How do is this achievable? or am I missing something here?

I can't code well in C, so I created my simple program in Python can these speeds only be available in C?

• From the tour it says "Computational Science is a question and answer site for questions and answers about computational methods used in technical disciplines". Given compression is important for use in handling the large datasets required in a number of disciplines, I don't see why this is OT here. Commented Aug 15, 2022 at 13:36
• @Federico: Computational Science is not just numerical. Commented Aug 15, 2022 at 20:16
• This is just something I was told once, so take it with a grain of salt, but I believe the computationally intensive parts of some of the common encryption and compression algorithms are implemented in hardware, which gives them a massive speedup.
– craq
Commented Aug 16, 2022 at 7:27
• There is basically no chance python code will ever compete with well-written C code, even with pypy JIT compilation. And data compression happens to be one of those low-level byte manipulation tasks very well suited for C.
– qwr
Commented Aug 16, 2022 at 7:36
• @craq: Encryption yes, for example x86 CPUs since Nehalem have had AES hardware support which makes quite a big difference. Compression no. There aren't any x86 instructions that specifically accelerate lossless compression. (Maybe you're thinking of lossy video compression, where SIMD instructions like psadbw can accelerate motion-search for similar blocks, giving sum-of-absolute-differences for 2x 8-byte chunks at a time, i.e. rows of two 8x8 blocks. But lossless compression only wants exact matches; pcmpeqb is a[i] == b[i] for 16 bytes may be useful to find a candidate start point) Commented Aug 16, 2022 at 21:40

If your goal is speed (as it is in typical applications of data compression), then (i) you need to choose a programming language that allows you to write algorithms close to the hardware, and (ii) you will spend a very large amount of time benchmarking and profiling your software to find where it is slow, and then fix these places by using better algorithms and better ways of implementing these algorithms.

The authors of the compression packages you mention have not chosen to use magic to achieve the speed shown in the table. They have just put a large effort (probably years of work) into making their software fast.

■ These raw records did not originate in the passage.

@@ -796,15 +811,23 @@
 }
 #endif
 
-template <int VEC, int LPR, int FAST>
-__global__ __launch_bounds__(256) void reduce_attn_kernel(ReduceAdamArgs p, AttnArgs a, int nred) {
+template <int VEC, int LPR, int FAST, int POL>
+__device__ __forceinline__ void reduce_attn_body(const ReduceAdamArgs& p, const AttnArgs& a, int nred) {
   if ((int)blockIdx.x < nred) { reduce_adam_body(p, (int)blockIdx.x, nred); return; }
   const ReduceArgs& r = p.r;
   long long nb = r.st->batch_idx + 1;
   if (nb >= r.st->n_batches) nb = 0;
   const RaCtx ctx{p.ra_flag, r.st->gstep + 1u, a.att0};
   const int grp = xcd_unit_of_block_after((int)blockIdx.x, nred, (a.B + 3) >> 2, 32);
-  attn_fwd_body<VEC, LPR, FAST>(a, grp, nb, a.att0, FAST >= 2 ? &ctx : nullptr);
+  attn_fwd_body<VEC, LPR, FAST, false, POL>(a, grp, nb, a.att0, FAST >= 2 ? &ctx : nullptr);
+}
+template <int VEC, int LPR, int FAST>
+__global__ __launch_bounds__(256) void reduce_attn_kernel(ReduceAdamArgs p, AttnArgs a, int nred) {
+  reduce_attn_body<VEC, LPR, FAST, L2_KEEP_POLICY>(p, a, nred);
+}
+template <int VEC, int LPR, int FAST>
+__global__ __launch_bounds__(256) void reduce_attn_plain_kernel(ReduceAdamArgs p, AttnArgs a, int nred) {
+  reduce_attn_body<VEC, LPR, FAST, 0>(p, a, nred);
 }
 
 template <int VEC, int LPR, int FAST>
diff --git a/goctr_amd/csrc/ctr_model.h b/goctr_amd/csrc/ctr_model.h
--- a/goctr_amd/csrc/ctr_model.h
+++ b/goctr_amd/csrc/ctr_model.h
@@ -47,6 +47,7 @@
   uint32_t seed = 0; double lr = 0, l2 = 0, b1 = 0, b2 = 0, eps = 0; int flags = 0; int world = 1; bool comm = false;
   bool pipelined = false;
   bool fac = false;
+  bool l2_keep = true;
   void destroy() {
     bool any = false;
     for (int k = 0; k < 2; ++k) {
diff --git a/goctr_amd/csrc/ctr_run.hip b/goctr_amd/csrc/ctr_run.hip
--- a/goctr_amd/csrc/ctr_run.hip
+++ b/goctr_amd/csrc/ctr_run.hip
@@ -56,7 +56,7 @@
 }
 
 bool graph_matches(const StepGraph& g, const goctr_dataset* d, const goctr_emb* e, int B, const StepOpts& o, bool fac) {
-  return g.fac == fac && g.a[0] && g.a[1] && g.ds == d->uid && g.emb == (e ? e->uid : 0) && g.B == B && g.mode == o.drop_mode && g.p0 == o.p0 && g.p1 == o.p1 &&
+  return g.fac == fac && g.l2_keep == l2_keep_mode() && g.a[0] && g.a[1] && g.ds == d->uid && g.emb == (e ? e->uid : 0) && g.B == B && g.mode == o.drop_mode && g.p0 == o.p0 && g.p1 == o.p1 &&
          g.seed == o.seed && g.lr == o.tc->lr && g.l2 == o.tc->l2 && g.b1 == o.tc->beta1 && g.b2 == o.tc->beta2 &&
          g.eps == o.tc->eps && g.flags == o.tc->adam_div_by_batch * 2 + o.tc->adam_l2_before_batch_div &&
          g.world == engine().eff_world() && g.comm == engine().comm_active() && g.pipelined == o.pipelined;
@@ -104,7 +104,7 @@
   sg.ds = d->uid; sg.emb = emb ? emb->uid : 0; sg.B = B; sg.mode = o.drop_mode; sg.p0 = o.p0; sg.p1 = o.p1; sg.seed = o.seed;
   sg.lr = o.tc->lr; sg.l2 = o.tc->l2; sg.b1 = o.tc->beta1; sg.b2 = o.tc->beta2; sg.eps = o.tc->eps;
   sg.flags = o.tc->adam_div_by_batch * 2 + o.tc->adam_l2_before_batch_div; sg.world = e.eff_world(); sg.comm = e.comm_active();
-  sg.pipelined = o.pipelined; sg.fac = gate_fac_mode(m, src, o, B);
+  sg.pipelined = o.pipelined; sg.fac = gate_fac_mode(m, src, o, B); sg.l2_keep = l2_keep_mode();
   stp_guard.ok = true;
   return 0;
 }
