@@ -1085,8 +1104,8 @@
     uint32_t went[WG / 64];
 };
 
-template <int WG>
-__device__ uint32_t tab_acquire(GcmSmem<WG> &sm, const uint8_t *gtab, uint32_t cur)
+template <class SM>
+__device__ uint32_t tab_acquire(SM &sm, const uint8_t *gtab, uint32_t cur)
 {
     const uint32_t spin = __builtin_nontemporal_load(&g_qpp_spin_tab);
     typedef const __attribute__((address_space(1))) void *gptr_t;
@@ -1100,7 +1119,7 @@
             int hit = -1, vic = -1;
             uint32_t best = 0xffffffffu;
 #pragma unroll
-            for (int i = 0; i < gcm_tab_entries<WG>(); ++i) {
+            for (int i = 0; i < SM::kEntries; ++i) {
                 const uint32_t s = lds_ld(&sm.eslot[i]);
                 const uint32_t r = lds_ld(&sm.eref[i]);
                 const uint32_t u = lds_ld(&sm.eused[i]);
@@ -1115,6 +1134,12 @@
                 ld = 1;
                 lds_st(&sm.eslot[vic], cur);
                 lds_st(&sm.eready[vic], 0u);
+                if constexpr (SM::kClose) {
+                    if (lds_ld(&sm.cslot[0]) == kNoSlot) {
+                        lds_st(&sm.cslot[0], cur);
+                        ld = 3;
+                    }
+                }
             }
             if (hit >= 0) {
                 got = (uint32_t)hit;
@@ -1142,6 +1167,15 @@
         for (int c = 0; c < kGhLdsEntry / 1024; ++c)
             __builtin_amdgcn_global_load_lds((gptr_t)(src + c * 1024 + l * 16), (lptr_t)(sm.h4[e] + c * 1024),
                                              16, 0, 0);
+        if constexpr (SM::kClose) {
+            if (load & 2u) {
+                const uint8_t *src4 = gtab + (size_t)cur * kGhashTabBytes;
+#pragma unroll 4
+                for (int c = 0; c < kCloseTabBytes / 1024; ++c)
+                    __builtin_amdgcn_global_load_lds((gptr_t)(src4 + c * 1024 + l * 16),
+                                                     (lptr_t)(sm.ctab + c * 1024), 16, 0, 0);
+            }
+        }
         asm volatile("s_waitcnt vmcnt(0)" ::: "memory");
         if (lane_fresh() == 0) lds_st(&sm.eready[e], 1u);
     } else {
@@ -1162,8 +1196,8 @@
     return e;
 }
 
-template <int WG>
-__device__ __forceinline__ void tab_release(GcmSmem<WG> &sm, uint32_t e)
+template <class SM>
+__device__ __forceinline__ void tab_release(SM &sm, uint32_t e)
 {
     if (lane_fresh() == 0) atomicSub(&sm.eref[e], 1u);
 }
@@ -1195,7 +1229,7 @@
 #define QPP_PRIO512 1
 #endif
 
-template <int SUITE, bool ENC, int WG, int BPL>
+template <int SUITE, bool ENC, int WG, int BPL, bool CLDS = false>
 __global__ __launch_bounds__(WG) __attribute__((amdgpu_waves_per_eu(4))) void k_gcm(const KeySlot *__restrict__ slots,
                                               const uint8_t *__restrict__ gtab, uint32_t cap,
                                               const qpp_desc *__restrict__ desc, uint32_t n,
@@ -1219,10 +1253,11 @@
     const uint32_t per = (stat + gridDim.x - 1) / gridDim.x;
     const uint32_t sb = ib + min(stat, per * blockIdx.x), se = ib + min(stat, per * (blockIdx.x + 1));
     if (!pool && sb >= se) return;
-    __shared__ GcmSmem<WG> sm;
+    static_assert(!CLDS || WG == 1024, "the 512-thread shape has no LDS to spare for the close tables");
+    __shared__ GcmSmem<WG, CLDS> sm;
     auto tid_now = [&]() -> uint32_t { return (wv << 6) | lane_fresh(); };
     load_te<WG>(sm.te);
-    if (threadIdx.x < gcm_tab_entries<WG>()) {
+    if (threadIdx.x < gcm_tab_entries<WG, CLDS>()) {
         sm.eslot[threadIdx.x] = kNoSlot;
         sm.eref[threadIdx.x] = 0u;
         sm.eready[threadIdx.x] = 0u;
@@ -1233,6 +1268,7 @@
         sm.tick = 0u;
         sm.next = sb;
         sm.exited = 0u;
+        if constexpr (CLDS) sm.cslot[0] = kNoSlot;
     }
     if (threadIdx.x < WG / 64) sm.wslot[threadIdx.x] = kNoSlot;
     __syncthreads();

• Also, with typical well-engineered packages there is almost always a trade-off available between compression efficiency and time taken. That is, they nearly always allow taking more time and getting more compressed results. Commented Aug 16, 2022 at 4:03
• Computers are really, really fast today but you have to make an effort to use all of that speed, especially to use multiple CPU cores. I suppose a naive Python program will only use a single CPU core. Commented Aug 16, 2022 at 7:11
• @idspispopd yes and you have to fight a battle with the GIL for multithreaded performance
– qwr
Commented Aug 16, 2022 at 7:38
• @idspispopd You also have to choose an algorithm that can take advantage of parallelism. E.g. split your data into chunks and compress them separately on different cores. This might be a tradeoff between speed and best compression ratio. Commented Aug 16, 2022 at 13:42
• "The authors of the compression packages you mention have not chosen to use magic" - This is the problem with wizards moonlighting as developers. They like to do stuff the hard way, depriving us of faster compression libraries. Commented Aug 18, 2022 at 4:09

I have written compression software in Rust. The answer is not simple, but compression algorithms are usually designed to be reasonably quick. RFC 1951 has two steps, the first stage is to find patterns that occurred earlier in the input, which can be compressed as a pointer to the earlier pattern. This is generally done using a hash lookup.

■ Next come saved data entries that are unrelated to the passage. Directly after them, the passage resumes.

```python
# ... 125 lines not shown
            e1 = torch.cuda.Event(enable_timing=True)
            e0.record()
        L.check(fn(*args, self.stream()), what)
        if rec:
            e1.record()
            flop, byt = cost() if callable(cost) else (float(cost[0]), float(cost[1]))
            tm["rec"].append((what, e0, e1, flop, byt, shape, self.stage))

    def _raw(self, fn, what, *args):
        self._call(fn, None, what, args=args)

    def conv(self, cw: ConvW, x: Act, y: Act, *, T_out=None, pad=0, dil=1, stride=1, pro=None, pro_act=L.ACT_NONE,
             pro_slope=0.0, pro_alpha=None, cscale=1.0, res: Act = None, res_tdiv=1, acc_in: Act = None,
             alpha=1.0, beta=0.0, gate=None, gate_bs=0, epi_act=L.ACT_NONE, epi_slope=0.0, ups_pad=0,
             T_final=0, refl=0, flags=0, stats_key=None, x_scale=None, post_ln=None, pre_ln=None, splitk=0, rows=0,
             attn=None, collect=None, what="conv"):
        a, pro_ref = self._conv_fill(cw, x, y, what, T_out=T_out, pad=pad, dil=dil, stride=stride, pro=pro,
                                     pro_act=pro_act, pro_slope=pro_slope, pro_alpha=pro_alpha, cscale=cscale, res=res,
                                     res_tdiv=res_tdiv, acc_in=acc_in, alpha=alpha, beta=beta, gate=gate,
                                     gate_bs=gate_bs, epi_act=epi_act, epi_slope=epi_slope, ups_pad=ups_pad,
                                     T_final=T_final, refl=refl, x_scale=x_scale)
        rows = self._conv_route(a, cw, x, y, flags, rows, cscale, res, stats_key)
        if rows > 1 or splitk > 1:
            self._conv_splitk(a, cw, x, splitk, rows, collect, what)
        if pro_ref is not None:
            self._conv_stats_in(a, cw, pro_ref, pre_ln)
        st = self._conv_stats_out(a, cw, y, stats_key, collect) if stats_key is not None else None
        fn, args, fused = self._conv_entry(a, cw, x, res, res_tdiv, gate, pre_ln, st)
        if collect is not None:
            assert len(args) == 1 and pre_ln is None and post_ln is None and attn is None, what
            collect.append(a)
        else:
            if pre_ln is not None and not fused:
                self._call(self.lib.stzs_row_layernorm, pre_ln, what + ".ln", cost=_ln_cost(pre_ln))
            rec = {} if self.timer is None else dict(
                shape=(cw.ks, dil, a.T_out, cw.Co),
                cost=partial(_conv_cost, cw, x, y, a.T_out, res, acc_in, pre_ln if fused else None))
            self._call(fn, a, what, args=args, **rec)
        if post_ln is not None:
            self._call(self.lib.stzs_row_layernorm, post_ln, what + ".ln", cost=_ln_cost(post_ln))
        if attn is not None:
            self.attention(*attn)
# ... 114 lines not shown
            a.splitk_ctr = self._counters("sk_ctr", nb // (splitk * 32768)).data_ptr()
        elif splitk > 1 and _conv_generic(a.flags, cw):
            tiles = x.B * ((a.T_out + 127) // 128) * (cw.co_pad // 128)
            a.splitk = splitk
            gs = f".g{len(collect)}" if collect is not None else ""
            a.splitk_ws = self._scratch("csk_ws" + gs, tiles * splitk * 16384).data_ptr()
            a.splitk_ctr = self._counters("csk_ctr" + gs, tiles).data_ptr()

    def _conv_stats_in(self, a, cw, pro_ref, pre_ln):
        if _conv_generic(a.flags, cw) and pre_ln is None and pro_ref.nch <= 8:
            a.pro_part, a.pro_ld, a.pro_nch, a.pro_T, a.pro_eps = pro_ref.part.data_ptr(), pro_ref.ld, pro_ref.nch, \
                pro_ref.T, 1e-5
        else:
            a.pro_mean, a.pro_rstd = pro_ref.mean_ptr(), pro_ref.rstd_ptr()

    def _conv_stats_out(self, a, cw, y, stats_key, collect):
        Cc = _rup(cw.Co, 8)
        ntile = (a.T_out + L.CONV_STAT_ROWS - 1) // L.CONV_STAT_ROWS
        defer = collect is not None or (self.defer_stats and ntile <= 8)
        slab = self._scratch("stat_slab." + stats_key, y.B * ntile * Cc * 2, 1024) if defer else \
            self._scratch("stat_slab", y.B * ntile * Cc * 2)
        a.stat_part, a.stat_ld = slab.data_ptr(), Cc
        return (slab, Cc, self.buf(stats_key + ".m", (y.B, Cc), torch.float32),
                self.buf(stats_key + ".r", (y.B, Cc), torch.float32), defer, ntile)

    def _conv_entry(self, a, cw, x, res, res_tdiv, gate, pre_ln, st):
        if not (a.flags & L.CONV_ROWS):
            return self.lib.stzs_conv1d, (C.byref(a),), False
        nk = cw.ci_pad // 32
        if pre_ln is not None:
            fused = a.splitk <= 1 and res is None and gate is None and \
                st is None and pre_ln.C == cw.Ci == cw.ci_pad and nk in (4, 8, 16) and pre_ln.out_dtype == L.BF16 and \
                pre_ln.act == L.ACT_NONE and (pre_ln.x or 0) % 16 == 0 and pre_ln.ldx % 8 == 0 and \
                pre_ln.gdiv > 0 and pre_ln.R < (1 << 22) - 16 and \
# ... 987 lines not shown
        arr = (L.ConvArgs * len(args))(*args)
        rc = self.lib.stzs_conv1d_group(arr, len(args), self.stream())
        if rc < 0:
            L.check(rc, what)
        self.launches += rc

    def _finalize_group(self, refs):
        arr = (L.StatsArgs * len(refs))()
        for s, r in zip(arr, refs):
            r.final_args(s)
        assert len({r.chunk_rows for r in refs}) == 1
        self._raw(self.lib.stzs_chan_stats_final_group, "chan_stats_final_group", arr, len(refs), refs[0].chunk_rows)
        for r in refs:
            r.done = True

    def _rb_c1(self, lw, x: Act, y: Act, st, gbd, ng, stats_key, collect=None):
        k, dil = lw["k"], lw["dil"]
        o1, c1 = ng.offsets[lw["n1"]]
        return self.conv(lw["c1"], x, y, pad=dil * (k - 1) // 2, dil=dil,
                         pro=(*st, gbd.data_ptr() + o1 * 4, ng.total, c1), pro_act=L.ACT_SNAKE, pro_alpha=lw["a1"],
                         stats_key=stats_key, collect=collect, what="rb.c1")[1]

    def _rb_c2(self, lw, x: Act, y: Act, st, res: Act, gbd, ng, **kw):
        o2, c2 = ng.offsets[lw["n2"]]
        return self.conv(lw["c2"], x, y, pad=(lw["k"] - 1) // 2, pro=(*st, gbd.data_ptr() + o2 * 4, ng.total, c2),
                         pro_act=L.ACT_SNAKE, pro_alpha=lw["a2"], res=res, what="rb.c2", **kw)

    def _mrf_trio(self, x: Act, i, gbd, ng):
        S, W = self.spec, self.W
        B, T, c = x.B, x.T, x.C
        dt = x.t.dtype
        nk = len(S.rb_kernels)
        xs = self.act(f"gen.xs{i}", B, T, c, dt)
        t1 = [self.act(f"gen.t1_{i}.{j}", B, T, c, dt) for j in range(nk)]
        bufs = [(self.act(f"gen.ba{i}.{j}", B, T, c, dt), self.act(f"gen.bb{i}.{j}", B, T, c, dt)) for j in range(nk)]
        mx, rx, sb = self.stats(x, f"gen.sx{i}")
# ... 13 lines not shown
            grp = []
            outs = [bufs[j][0] if cur[j] is not bufs[j][0] else bufs[j][1] for j in range(nk)]
            st2 = [self._rb_c2(res[m], t1[j], outs[j], (*st1[j][:2], sb), cur[j], gbd, ng,
                               stats_key=f"gen.sc{i}.{j}.{m % 2}", collect=grp)[1] for j, res in enumerate(W.rb[i])]
            self._launch_group(grp, "rb.c2")
            self._finalize_group([st[0].ref for st in st2])
            for j in range(nk):
                cur[j], (cm[j], cr[j], _) = outs[j], st2[j]
        return xs

    def _mrf_trio_on(self, x: Act, i) -> bool:
        rb = self.W.rb[i]
        return (self.mrf_trio and self.timer is None and x.B <= 4 and tuple(self.spec.rb_kernels) == (3, 7, 11) and
                len({len(res) for res in rb}) == 1 and all(r["k"] == k for res, k in zip(rb, (3, 7, 11)) for r in res))

    def mrf(self, x: Act, i, gbd, ng):
        S, W = self.spec, self.W
        if self._mrf_trio_on(x, i):
            return self._mrf_trio(x, i, gbd, ng)
        B, T, c = x.B, x.T, x.C
        dt = x.t.dtype
        xs = self.act(f"gen.xs{i}", B, T, c, dt)
        bufA = self.act(f"gen.ba{i}", B, T, c, dt)
        bufB = self.act(f"gen.bb{i}", B, T, c, dt)
        t1 = self.act(f"gen.t1_{i}", B, T, c, dt)
        mx, rx, sb = self.stats(x, f"gen.sx{i}")
        nk = len(S.rb_kernels)
        for j, res in enumerate(W.rb[i]):
            cur, cm, cr = x, mx, rx
            for m, lw in enumerate(res):
                tm, tr, _ = self._rb_c1(lw, cur, t1, (cm, cr, sb), gbd, ng, f"gen.st{i}")
                last = m == len(res) - 1
                out = xs if last else (bufA if cur is not bufA else bufB)
                r2 = self._rb_c2(lw, t1, out, (tm, tr, sb), cur, gbd, ng, alpha=(1.0 / nk) if last else 1.0,
# ... 112 lines not shown
```

Baseline: 19500 audio-s/s.

## Piggyback channel-stats finalization onto next MRF conv launch as rider blocks

Adds 'rider' fields to the conv args so that an MRF-branch frag32 conv launch carries extra blocks that finalize the pending channel statistics of the previous conv in another branch, instead of launching a separate stats-final kernel. A new interleaved MRF schedule for batches above 4 issues the three kernel branches round-robin so each conv finalizes the prior one's stats, and stats are deferred into per-key slabs. This removes standalone small finalize launches and the serial gaps around them, at the cost of extra grid blocks, a wider kernel signature and some added checks.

The second stage is to use Huffman encoding to efficiently represent the values needed for the encoding, using variable (bit) length codes. Values which occur frequently use shorter codes, less frequent values use longer codes.

My software is probably a bit unusual in that it runs the two stages in parallel, which can be faster if your computer has more than one CPU.

There tend to be trade-offs between how much compression is achieved and how fast the compression runs. Finally, the answer is partly that modern computers are very fast.

• Very fast and if the software makes use of threading it just get's even faster. Modern computer speeds are absolutely insane, only surpassed by some applications ability to still respond slowly Commented Aug 19, 2022 at 8:32

There are actually two questions that can be answered:

#### Why is decompression so much faster than compression?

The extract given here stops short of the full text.